Here, the injection time was defined as the time until the electrolyte was absorbed into the spirally wound body of the sealing portion of the cylindrical organic electrolyte battery. The results are shown in Table 1 as the injection time ratio of each battery when the injection time of the battery of Example 1 is set to 100.

The batteries of Examples 1 and 2 and the batteries of Comparative Examples 1 to 3 were charged at 0.3 A for 10 msec. The closed circuit voltage (CCV) at the time of discharging was measured. The results are shown along with their open circuit voltage (OCV).

[0050]

[Table 1]

As shown in Table 1, the batteries of Examples 1 and 2 using the second electrolyte had a shorter electrolyte injection time than the batteries of Comparative Example 1 using no second electrolyte. The injection time of the electrolyte was shorter than that of the battery of Comparative Example 2 to which the glycol type surfactant was added.

The batteries of Examples 1 and 2 also have excellent battery performance, as is clear from the comparison with the battery of Comparative Example 1 in which the second electrolyte is not used. No decrease in battery performance as in the battery of Comparative Example 2 was observed.

[0053]

As described in the foregoing, in the present invention, without lowering the batteries performance, it was possible to shorten the injection time of the electrolyte into the battery.

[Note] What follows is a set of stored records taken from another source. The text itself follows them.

@@ -754,7 +774,7 @@
         if (s->cols) (void)hipFree(s->cols);
     }
     void *bufs[] = {s->slab, s->part_dq, s->part_rr, s->sc.alpha, s->sc.beta, s->sc.delta,
-                    s->sc.history, s->sc.iter, s->mdiag, s->part_rz, s->rho2, s->tri_coef, s->tri_part, s->tri_cstart, s->tri.maps, s->sc.stage, s->sc.ticket, s->res_sync, s->resw_sync, s->dlag, s->codes, s->dict, s->rm_pace, s->vcodes, s->vdict, s->jcodes, s->jdict_off, s->jdict_val, s->rcodes, s->rdict};
+                    s->sc.history, s->sc.iter, s->mdiag, s->part_rz, s->rho2, s->tri_coef, s->tri_part, s->tri_cstart, s->tri.maps, s->sc.stage, s->sc.ticket, s->res_sync, s->resw_sync, s->dlag, s->codes, s->dict, s->rm_pace, s->vcodes, s->vdict, s->jcodes, s->jdict_off, s->jdict_val, s->rcodes, s->rdict, s->pcodes, s->pdict};
     for (void *p : bufs)
         if (p) (void)hipFree(p);
     stop_run_free(s->stop);
@@ -1674,6 +1694,10 @@
 int cgamd_solver_value_codes(cgamd_solver *s) { return s ? s->n_values : -CGAMD_ERR_INVALID; }
 int cgamd_solver_joint_codes(cgamd_solver *s) { return s ? (joint_form(s) ? s->n_pairs : 0) : -CGAMD_ERR_INVALID; }
 int cgamd_solver_row_codes(cgamd_solver *s) { return s ? (row_form(s) ? s->n_user_patterns : 0) : -CGAMD_ERR_INVALID; }
+int cgamd_solver_row_pairs(cgamd_solver *s) {
+    if (!s) return -CGAMD_ERR_INVALID;
+    return row_form(s) && s->plan.pcodes && row_pairs_wanted(s->tune.dev_row_pairs, dtype_size(s->dtype)) ? s->n_pair_patterns : 0;
+}
 int cgamd_solver_row_pipe(cgamd_solver *s) { return s ? (row_form(s) ? row_pipe_depth(s->tune.dev_row_pipe, dtype_size(s->dtype)) : 0) : -CGAMD_ERR_INVALID; }
 long long cgamd_solver_iter_moved_bytes(cgamd_solver *s) {
     if (!s) return 0;
diff --git a/conjugate-gradient-pyopencl_amd/csrc/spmv.hip b/conjugate-gradient-pyopencl_amd/csrc/spmv.hip
--- a/conjugate-gradient-pyopencl_amd/csrc/spmv.hip
+++ b/conjugate-gradient-pyopencl_amd/csrc/spmv.hip
@@ -589,6 +589,151 @@
         if (lane == 0) {
 #pragma unroll
             for (int i = 0; i < kVcBlocks; ++i) red[i][wave] = dotw[i];
+        }
+        __syncthreads();
+        if (t < nb) {
+            A v = red[t][0];
+#pragma unroll
+            for (int w = 1; w < BLOCK / kWave; ++w) v = vadd(v, red[t][w]);
+            a.partials[rb0 + t] = v;
+        }
+    }
+}
+
+template <typename T> struct RowpairArgs {
+    int n, row_blocks, cycle, n_pair_patterns;
+    const T *x;
+    T *y;
+    const T *dvec;
+    typename VT<T>::acc *partials;
+    const unsigned char *pcodes;
+    const void *pdict;
+};
+template <typename T> struct Two { T a, b; };
+template <typename T> CG_DEV Two<T> buf_gather2(__amdgpu_buffer_rsrc_t rs, unsigned byte_off) {
+    Two<T> r;
+    if constexpr (sizeof(T) == 4) {
+        const u32x2 w = __builtin_amdgcn_raw_buffer_load_b64(rs, byte_off, 0, 0);
+        __builtin_memcpy(&r, &w, 8);
+    } else {
+        const u32x4 w = __builtin_amdgcn_raw_buffer_load_b128(rs, byte_off, 0, 0);
+        __builtin_memcpy(&r, &w, 16);
+    }
+    return r;
+}
+CG_DEV double half_wave_sum(double v) {
+    const unsigned long long b0 = (unsigned long long)__double_as_longlong(v);
+    v = __longlong_as_double((long long)(((b0 >> 32) << 32) | exec_settle((unsigned)b0)));
+    v += lanes_plus16(v);
+    v += dpp_row_shl<8>(v);
+    v += dpp_row_shl<4>(v);
+    v += dpp_row_shl<2>(v);
+    v += dpp_row_shl<1>(v);
+    return v;
+}
+CG_DEV double2 half_wave_sum(double2 v) { return make_double2(half_wave_sum(v.x), half_wave_sum(v.y)); }
+constexpr int kPairPasses = kVcBlocks / 2;
+template <typename T, int BLOCK, bool NT, bool FUSE_DOT, int DEPTH, int SLOTS>
+__global__ __launch_bounds__(BLOCK) void spmv_rowpair_kernel(RowpairArgs<T> a) {
+    using A = typename VT<T>::acc;
+    extern __shared__ __attribute__((aligned(16))) char dyn_smem[];
+    __shared__ A red[kVcBlocks][BLOCK / kWave];
+    static_assert(BLOCK == 256 && kVcBlocks == 4, "two passes of 512 rows");
+    static_assert(DEPTH == 1 || DEPTH == 2, "passes in flight");
+    static_assert(SLOTS == 7 || SLOTS == 8, "union slots");
+    const int t = threadIdx.x, lane = t & (kWave - 1), wave = t / kWave;
+    const int supers = (a.row_blocks + kVcBlocks - 1) / kVcBlocks;
+    const int srb = rowblock_of(blockIdx.x, supers, a.cycle);
+    if (srb < 0) return;
+    const int rb0 = srb * kVcBlocks, nb = min(kVcBlocks, a.row_blocks - rb0);
+    const int np = a.n_pair_patterns;
+    const T *sval0 = reinterpret_cast<const T *>(dyn_smem), *sval1 = sval0 + np * 8;
+    const int *soff = reinterpret_cast<const int *>(sval1 + np * 8), *smask = soff + np * 8;
+    const int npairs = (a.n + 1) / 2;
+    int code[kPairPasses];
+#pragma unroll
+    for (int p = 0; p < kPairPasses; ++p) {
+        const int q = min(rb0 * (BLOCK / 2) + p * BLOCK + t, npairs - 1);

[Brief description of the drawings]

FIG. 1 is a cross-sectional view schematically showing one example of an organic electrolyte battery according to the present invention.

[Explanation of symbols]

 DESCRIPTION OF SYMBOLS 1 Positive electrode 2 Negative electrode 3 Separator 4 Electrolyte

Continuation of front page (56) References JP-A-4-47677 (JP, A) JP-A-5-47417 (JP, A) JP-A-5-74491 (JP, A) JP-A-5-326016 (JP) , A) (58) Field surveyed (Int.Cl. ⁷ , DB name) H01M 10/40 H01M 6/16

Claims (3)

(57) [Claims] 1. An organic electrolyte battery comprising a negative electrode, a positive electrode and an electrolyte, wherein -SO _2-
A second electrolyte comprising a bond or -CO- bond and an alkali metal or alkaline earth metal salt having an alkyl group of 2 to 15 carbon atoms, -SO ₂ - bond or -CO- binding
Alkali having a lower molecular weight than the second electrolyte
Metal, alkaline earth metal or quaternary ammonium salts
An organic electrolyte battery using a first electrolyte comprising: 2. An organic electrode comprising a negative electrode, a positive electrode and an electrolyte.
In the electrolyte battery, carbonate is used as a solvent for the electrolytic solution.
, Esters and sulfolane
90% by volume or more of all solvents alone or as a mixture of two or more
Used, as an electrolyte of the electrolytic solution, -SO ₂ - bond, or -
A having a CO-bond and an alkyl group having 2 to 15 carbon atoms;
A second electrode comprising a salt of a alkali metal or alkaline earth metal
A first electrolyte having a molecular weight smaller than that of the second electrolyte;
An organic electrolyte battery using: 3. A first electrolyte of the electrolytic solution, A alkali metal,
3. The organic electrolyte battery according to claim 2, comprising a salt of an alkaline earth metal or a quaternary ammonium.